If it's any encouragement, because I processed a fair amount of dental scrap, on rare occasion I would have an excess of palladium included in my recovered cement silver, from which I made my anodes. When parting such material, on one occasion the resulting silver contained traces of palladium, made evident when I used the recovered silver crystals to make new electrolyte. In order to remove the traces of palladium, I simply parted the crystals, placing an anode on top of the basket full, to insure electrical contact. It worked perfectly well. 

The point being that palladium will co-deposit, although I am unable to describe its appearance. It most likely will not be like silver, just as gold isn't like silver when parted in a Wohlwill cell. The deposit of gold is nodular in nature. Palladium may deposit as a soft sponge, nodular, or even crystalline in nature, but I expect that it won't be anything useful, which likely accounts for the reason that it is generally purified chemically. 

Looking forward to reading of your success, or lack thereof. 

Harold


----------



## shyknee (May 2, 2010)

thanks Harold for that insight.
I am hopping for crystal or nodule not sponge 
i have to try it before peter-i starts thinking about it, although I did enjoy all of those posts on large silver crystals.
i wonder what he is up to now .if your out there peter_i , hope your healthy and happy 

thanks again Harold


----------



## Lou (May 2, 2010)

Shyknee, if you're up for selling your Pd, do tell!


Lou


----------



## shyknee (May 2, 2010)

thanks for the offer and sooner or later i will sell it. i will let you know first .but for now i just want to play and expand my mind .

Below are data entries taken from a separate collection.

template <int H, bool DEC, bool SAVE>
__device__ __forceinline__ void mw_fwd_body(const MwSeg& sg, int blk, const SggGlueSeg* glue = nullptr) {
  constexpr int MU = MwCfg<H>::MU, KS = MwCfg<H>::KS;
  constexpr bool decoder = DEC, save = SAVE;
  const float* __restrict__ rel = sg.rel;
  const float* __restrict__ A = sg.A;
  const float* __restrict__ Whh = sg.Whh;
  const float* __restrict__ bias = sg.bias;
  const float* __restrict__ Wp = sg.Wp;
  const float* __restrict__ bp = sg.bp;
  float* __restrict__ h_all = sg.h_all;
  float* __restrict__ c_tile = sg.c_tile;
  float* __restrict__ act_tile = sg.act_tile;
  float* __restrict__ rel_out = sg.rel_out;
  const int T = sg.T, B = sg.B, Bl = sg.Bl, t0 = sg.t0, Tl = sg.Tl;
  constexpr bool X3 = !DEC && SGG_MW_FWD_X3 && H == 48;
  __shared__ float hb[X3 ? 1 : 2][KS][64];
  __shared__ sgg_uint4v hx[X3 ? 2 : 1][3][2][64];
  constexpr int kHsP = H + 4;
  __shared__ float hst[X3 && SAVE ? 2 : 1][kMwPeds][X3 && SAVE ? kHsP : 1];
  __shared__ float2 rpart[2][4][kMwPeds];
  __shared__ float relseq[kMwMaxT][kMwPeds][2];
  if constexpr (!DEC) {
    if (glue) {
      static_assert(sizeof(relseq) >= kL2MaxElems * sizeof(float) && sizeof(hx) >= kL2MaxK * sizeof(float),
                    "the glue bodies' LDS is lent by relseq / hx");
      float* msk = &relseq[0][0][0];
      if (glue->kind == SGG_GLUE_SELECT) {
        l2_select_body<kMwThreads / 64>(glue->pred, glue->gt, glue->mask, glue->ldm, glue->scene_off, glue->T,
                                        glue->B, glue->k, glue->best, blk, reinterpret_cast<float*>(&hx[0][0][0][0]),
                                        msk);
      } else if (threadIdx.x < 64) {
        l2_bwd_scene_body(glue->pred, glue->ldp, glue->gt, glue->mask, glue->ldm, glue->scene_off, glue->T, glue->B,
                          glue->w, glue->gout, glue->dpred, glue->ldd, glue->term, blk, threadIdx.x, msk);
      }
      return;
    }
  }
  const int g = __builtin_amdgcn_readfirstlane(threadIdx.x >> 6);
  const int lane = threadIdx.x & 63;
  const int q = lane >> 4, c16 = lane & 15;
  const int ped = blk * kMwPeds + c16;
  const int pc = ped < B ? ped : B - 1;
  LMARK(0);

  float w[MU][KS + 1], ak0[MU], ak1[MU];
  bf16x8 wx[X3 ? MU : 1][2][3];
  if constexpr (X3) {
#pragma unroll
    for (int mu = 0; mu < MU; ++mu) {
      const int row = (c16 & 3) * H + slot_unit(g * MU + mu, c16 >> 2);
      const float a0 = A[2 * row], a1 = A[2 * row + 1], bi = bias[row];
#pragma unroll
      for (int c = 0; c < 2; ++c) {
        float v[8];
#pragma unroll
        for (int i = 0; i < 8; ++i) {
          const int w2 = (8 * c + i) >> 2, m2 = (8 * c + i) & 3;
          if (m2 < MU)
            v[i] = Whh[row * H + slot_unit(w2 * MU + m2, q)];
          else if (m2 == 3)
            v[i] = q != 0 ? 0.f : w2 == 0 ? a0 : w2 == 1 ? a1 : w2 == 2 ? bi : 0.f;
          else
            v[i] = 0.f;
        }
        split8(v, wx[mu][c]);
      }
    }
  }
#pragma unroll
  for (int mu = 0; mu < (X3 ? 0 : MU); ++mu) {
    const int row = (c16 & 3) * H + slot_unit(g * MU + mu, c16 >> 2);
#pragma unroll
    for (int m = 0; m < KS / 4; ++m) {
      const float4 v = *reinterpret_cast<const float4*>(Whh + row * H + 16 * m + 4 * q);
      w[mu][4 * m] = v.x;
      w[mu][4 * m + 1] = v.y;
      w[mu][4 * m + 2] = v.z;
      w[mu][4 * m + 3] = v.w;
    }
    ak0[mu] = A[2 * row];
    ak1[mu] = A[2 * row + 1];
    w[mu][KS] = q == 0 ? ak0[mu] : q == 1 ? ak1[mu] : q == 2 ? bias[row] : 0.f;
  }
  float c[MU], wp0[MU], wp1[MU], hv0[MU];
  const int nsrc = (sg.Bsrc + kMwPeds - 1) / kMwPeds;
  const int sblk = t0 > 0 ? blk % nsrc : blk;
  const int spc = t0 > 0 ? pc % sg.Bsrc : pc;
#pragma unroll
  for (int i = 0; i < MU; ++i) {
    const int j = g * MU + i, u = slot_unit(j, q);
    float hv, cv;
    if (t0 > 0) {
      hv = h_all[((size_t)t0 * Bl + spc) * H + u];
      cv = c_tile[((((size_t)sblk * (Tl + 1) + t0) * 4 + g) * 64 + lane) * MU + i];
    } else {
      hv = sg.di.ctx ? dec_h0(sg.di, pc, u) : sg.h0 ? sg.h0[(size_t)pc * H + u] : 0.f;
      cv = sg.c0 ? sg.c0[(size_t)pc * H + u] : 0.f;
      if (save) {
        h_all[(size_t)pc * H + u] = hv;
        c_tile[(((size_t)blk * (Tl + 1) * 4 + g) * 64 + lane) * MU + i] = cv;
      }
    }
    c[i] = cv;
    hv0[i] = hv;
    if constexpr (!X3) hb[0][j][lane] = hv;
    wp0[i] = decoder ? Wp[u] : 0.f;
    wp1[i] = decoder ? Wp[H + u] : 0.f;
  }
  const float bp0 = decoder ? bp[0] : 0.f, bp1 = decoder ? bp[1] : 0.f;
  constexpr int kTo = 4;
  float2 tov[kTo];
  float2* tod[kTo];
  int nto = 0;
  if (DEC && sg.to.out != nullptr) {
    const SggTrajOut& to = sg.to;
    const int dup = to.b ? 2 : 1;
    const int nh = to.T0 * dup, nb = to.b ? T : 0, ns = to.start ? dup : 0;
    nto = kMwPeds * (nh + nb + ns);
    auto entry = [&](int e, float2*& d) -> float2 {
      const int i = e % kMwPeds, w = e / kMwPeds;
      const int col = min(blk * kMwPeds + i, B - 1) - to.col0;
      d = nullptr;
      if (col < 0 || col >= to.ncol) return make_float2(0.f, 0.f);
      float2* o2 = reinterpret_cast<float2*>(to.out);
      if (w < nh) {
        const int t = w / dup, half = w - t * dup;
        d = o2 + (size_t)t * to.NB + col + half * to.ncol;
        return reinterpret_cast<const float2*>(to.head + (size_t)t * to.ldh)[col];
      }
      if (w < nh + nb) {
        const int t = w - nh;
        d = o2 + (size_t)(to.T0 + t) * to.NB + to.ncol + col;
        return reinterpret_cast<const float2*>(to.b + (size_t)t * to.ldb)[col];
      }
      d = reinterpret_cast<float2*>(to.start) + col + (w - nh - nb) * to.ncol;
      return reinterpret_cast<const float2*>(to.pos0)[col];
    };
#pragma unroll
    for (int m = 0; m < kTo; ++m) {
      const int e = threadIdx.x + m * kMwThreads;
      tod[m] = nullptr;
      if (e < nto) tov[m] = entry(e, tod[m]);
    }
    for (int e = threadIdx.x + kTo * kMwThreads; e < nto; e += kMwThreads) {
      float2* d;
      const float2 v = entry(e, d);
      if (d) *d = v;
    }
  }

  constexpr int kRelPer = 2 * kMwPeds * kMwMaxT / kMwThreads;
  float rv[kRelPer];
  if (!decoder) {
#pragma unroll
    for (int m = 0; m < kRelPer; ++m) {
      const int e = threadIdx.x + m * kMwThreads;
      if (e < 2 * kMwPeds * T) {
        const int t = e / (2 * kMwPeds), p = (e >> 1) & (kMwPeds - 1), k = e & 1;
        const int pp = min(blk * kMwPeds + p, B - 1);
        rv[m] = rel[((size_t)(t0 + t) * B + pp) * 2 + k];
      }
    }
  }

  constexpr bool kUPre = SGG_MW_UPRE && !DEC && H <= 48;
  constexpr int kUT = 8;
  const float* __restrict__ Wu = sg.Wu;
  const int ldwu = sg.ldwu, NU = sg.NU;
  const bool upre = kUPre && sg.U && NU <= 16 * 4 * kUT &&
                    ((reinterpret_cast<uintptr_t>(Wu) | ((uintptr_t)ldwu * 4)) & 15) == 0;
  float wu[kUPre ? kUT : 1][KS];
  float cuv[kUPre ? kUT : 1][4];
  auto load_wu = [&](int i) {
    const int ntile = NU >> 4;
    const float4 v = *reinterpret_cast<const float4*>(sg.cu + 16 * min(g + 4 * i, ntile - 1) + 4 * q);
    cuv[i][0] = v.x;
    cuv[i][1] = v.y;
    cuv[i][2] = v.z;
    cuv[i][3] = v.w;
    const float* wr = Wu + (size_t)(min(g + 4 * i, ntile - 1) * 16 + c16) * ldwu;
#pragma unroll
    for (int m = 0; m < KS / 4; ++m) {
      const float4 w4 = *reinterpret_cast<const float4*>(wr + 16 * m + 4 * q);
      wu[i][4 * m] = w4.x;
      wu[i][4 * m + 1] = w4.y;
      wu[i][4 * m + 2] = w4.z;
      wu[i][4 * m + 3] = w4.w;
    }
  };

  if (!decoder) {
#pragma unroll
    for (int m = 0; m < kRelPer; ++m) {
      const int e = threadIdx.x + m * kMwThreads;
      if (e < 2 * kMwPeds * T) relseq[e / (2 * kMwPeds)][(e >> 1) & (kMwPeds - 1)][e & 1] = rv[m];
    }
  }
  if (DEC && nto > 0) {
#pragma unroll
    for (int m = 0; m < kTo; ++m)
      if (tod[m]) *tod[m] = tov[m];
  }
  auto put_x3 = [&](int buf, const float (&hv)[MU], float inv) {
    float v[4] = {0.f, 0.f, 0.f, inv};
#pragma unroll
    for (int i = 0; i < MU; ++i) v[i] = hv[i];
    unsigned wd[3][2];
#pragma unroll
    for (int k = 0; k < 2; ++k) {
      float h0, m0, l0, h1, m1, l1;
      split3(v[2 * k], h0, m0, l0);
      split3(v[2 * k + 1], h1, m1, l1);
      wd[0][k] = bf16_pack_top(h0, h1);
      wd[1][k] = bf16_pack_top(m0, m1);
      wd[2][k] = bf16_pack_top(l0, l1);
    }
#pragma unroll
    for (int p = 0; p < 3; ++p)
      reinterpret_cast<uint2*>(&hx[buf][p][g >> 1][lane])[g & 1] = make_uint2(wd[p][0], wd[p][1]);
  };
  auto in_x3 = [&](int t) -> float {
    return g < 2 ? rel[((size_t)(t0 + t) * B + pc) * 2 + g] : (g == 2 ? 1.f : 0.f);
  };
  if constexpr (X3) put_x3(0, hv0, in_x3(0));
  lds_barrier();
  LMARK(1);

  auto input = [&](int t) -> float {
// ... 178 lines not shown
    for (int ks = 0; ks < KS; ++ks) hk[ks] = hb[X3 ? 0 : T & 1][ks][lane];
    const int ntile = NU >> 4;
    floatx4 acc[kUT];
#pragma unroll
    for (int i = 0; i < kUT; ++i) acc[i] = floatx4{0.f, 0.f, 0.f, 0.f};
#pragma unroll
    for (int ks = 0; ks < KS; ++ks)
#pragma unroll
      for (int i = 0; i < kUT; ++i) acc[i] = __builtin_amdgcn_mfma_f32_16x16x4f32(wu[i][ks], hk[ks], acc[i], 0, 0, 0);
#pragma unroll
    for (int i = 0; i < kUT; ++i) {
      const int nt = g + 4 * i;
      if (nt < ntile)
        *reinterpret_cast<float4*>(U + (size_t)pc * NU + 16 * nt + 4 * q) =
            make_float4(acc[i][0] + cuv[i][0], acc[i][1] + cuv[i][1], acc[i][2] + cuv[i][2], acc[i][3] + cuv[i][3]);
    }
  } else if (!decoder && U) {
    float hk[KS];
#pragma unroll
    for (int ks = 0; ks < KS; ++ks) hk[ks] = hb[X3 ? 0 : T & 1][ks][lane];
    const int ntile = NU >> 4;
    float wa[2][KS], wn[2][KS];
    const bool vec = ((reinterpret_cast<uintptr_t>(Wu) | ((uintptr_t)ldwu * 4)) & 15) == 0;
    auto load_w = [&](int nt, float (&w)[KS]) {
      const float* wr = Wu + (size_t)(min(nt, ntile - 1) * 16 + c16) * ldwu;
      if (vec) {
#pragma unroll
        for (int m = 0; m < KS / 4; ++m) {
          const float4 v = *reinterpret_cast<const float4*>(wr + 16 * m + 4 * q);
          w[4 * m] = v.x;
          w[4 * m + 1] = v.y;
          w[4 * m + 2] = v.z;
          w[4 * m + 3] = v.w;
        }
      } else {
#pragma unroll
        for (int ks = 0; ks < KS; ++ks) w[ks] = wr[slot_unit(ks, q)];
      }
    };
    load_w(g, wa[0]);
    load_w(g + 4, wa[1]);
    for (int nt = g; nt < ntile; nt += 8) {
      const bool more = nt + 8 < ntile;
      if (more) {
        load_w(nt + 8, wn[0]);
        load_w(nt + 12, wn[1]);
      }
      floatx4 acc0 = floatx4{0.f, 0.f, 0.f, 0.f}, acc1 = acc0;
#pragma unroll
      for (int ks = 0; ks < KS; ++ks) {
        acc0 = __builtin_amdgcn_mfma_f32_16x16x4f32(wa[0][ks], hk[ks], acc0, 0, 0, 0);
        acc1 = __builtin_amdgcn_mfma_f32_16x16x4f32(wa[1][ks], hk[ks], acc1, 0, 0, 0);
      }
      const float4 cb0 = *reinterpret_cast<const float4*>(cu + 16 * nt + 4 * q);
      *reinterpret_cast<float4*>(U + (size_t)pc * NU + 16 * nt + 4 * q) =
          make_float4(acc0[0] + cb0.x, acc0[1] + cb0.y, acc0[2] + cb0.z, acc0[3] + cb0.w);
      if (nt + 4 < ntile) {
        const float4 cb1 = *reinterpret_cast<const float4*>(cu + 16 * (nt + 4) + 4 * q);
        *reinterpret_cast<float4*>(U + (size_t)pc * NU + 16 * (nt + 4) + 4 * q) =
            make_float4(acc1[0] + cb1.x, acc1[1] + cb1.y, acc1[2] + cb1.z, acc1[3] + cb1.w);
      }
      if (more) {
#pragma unroll
        for (int ks = 0; ks < KS; ++ks) {
          wa[0][ks] = wn[0][ks];
          wa[1][ks] = wn[1][ks];
        }
      }
    }
  }
  LMARK(63);
}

I will probably sell all when I run out of nitric (only 6 liters left) and i wil not be making it my self .


----------



## shyknee (May 2, 2010)

sorry GSP I was just reviewing this thread top to bottom and I missed your post some how, I do type very slow . ya 20 mins slow :x 
there it was the word "no" is there any short explanation .
that "no" discourages me from trying , because i value your knowledge .


----------



## goldsilverpro (May 2, 2010)

shyknee,



> sorry GSP I was just reviewing this thread top to bottom and I missed your post some how, I do type very slow . ya 20 mins slow :x
> there it was the word "no" is there any short explanation .
> that "no" discourages me from trying , because i value your knowledge .



Please don't stop experimenting just because of what I say. Your original question was, "can Pd be refined like silver?" and then you went on to describe this. It was as though you were asking if you could replace the Ag with Pd and run it exactly the same way as Ag is run. To this, I would say no. I don't really know what you would get but, as 4metals intimated, the parameters would surely not be the same and, any Ag in the anode bars would surely be a problem. I would also doubt that you would get crystals. That's why I said no.


----------



## shyknee (May 2, 2010)

thanks GSP


----------



## butcher (May 2, 2010)

http://www.patentstorm.us/patents/5250166/description.html
maybe someting here?


----------



## shyknee (May 3, 2010)

thanks butcher
that patent was good news


----------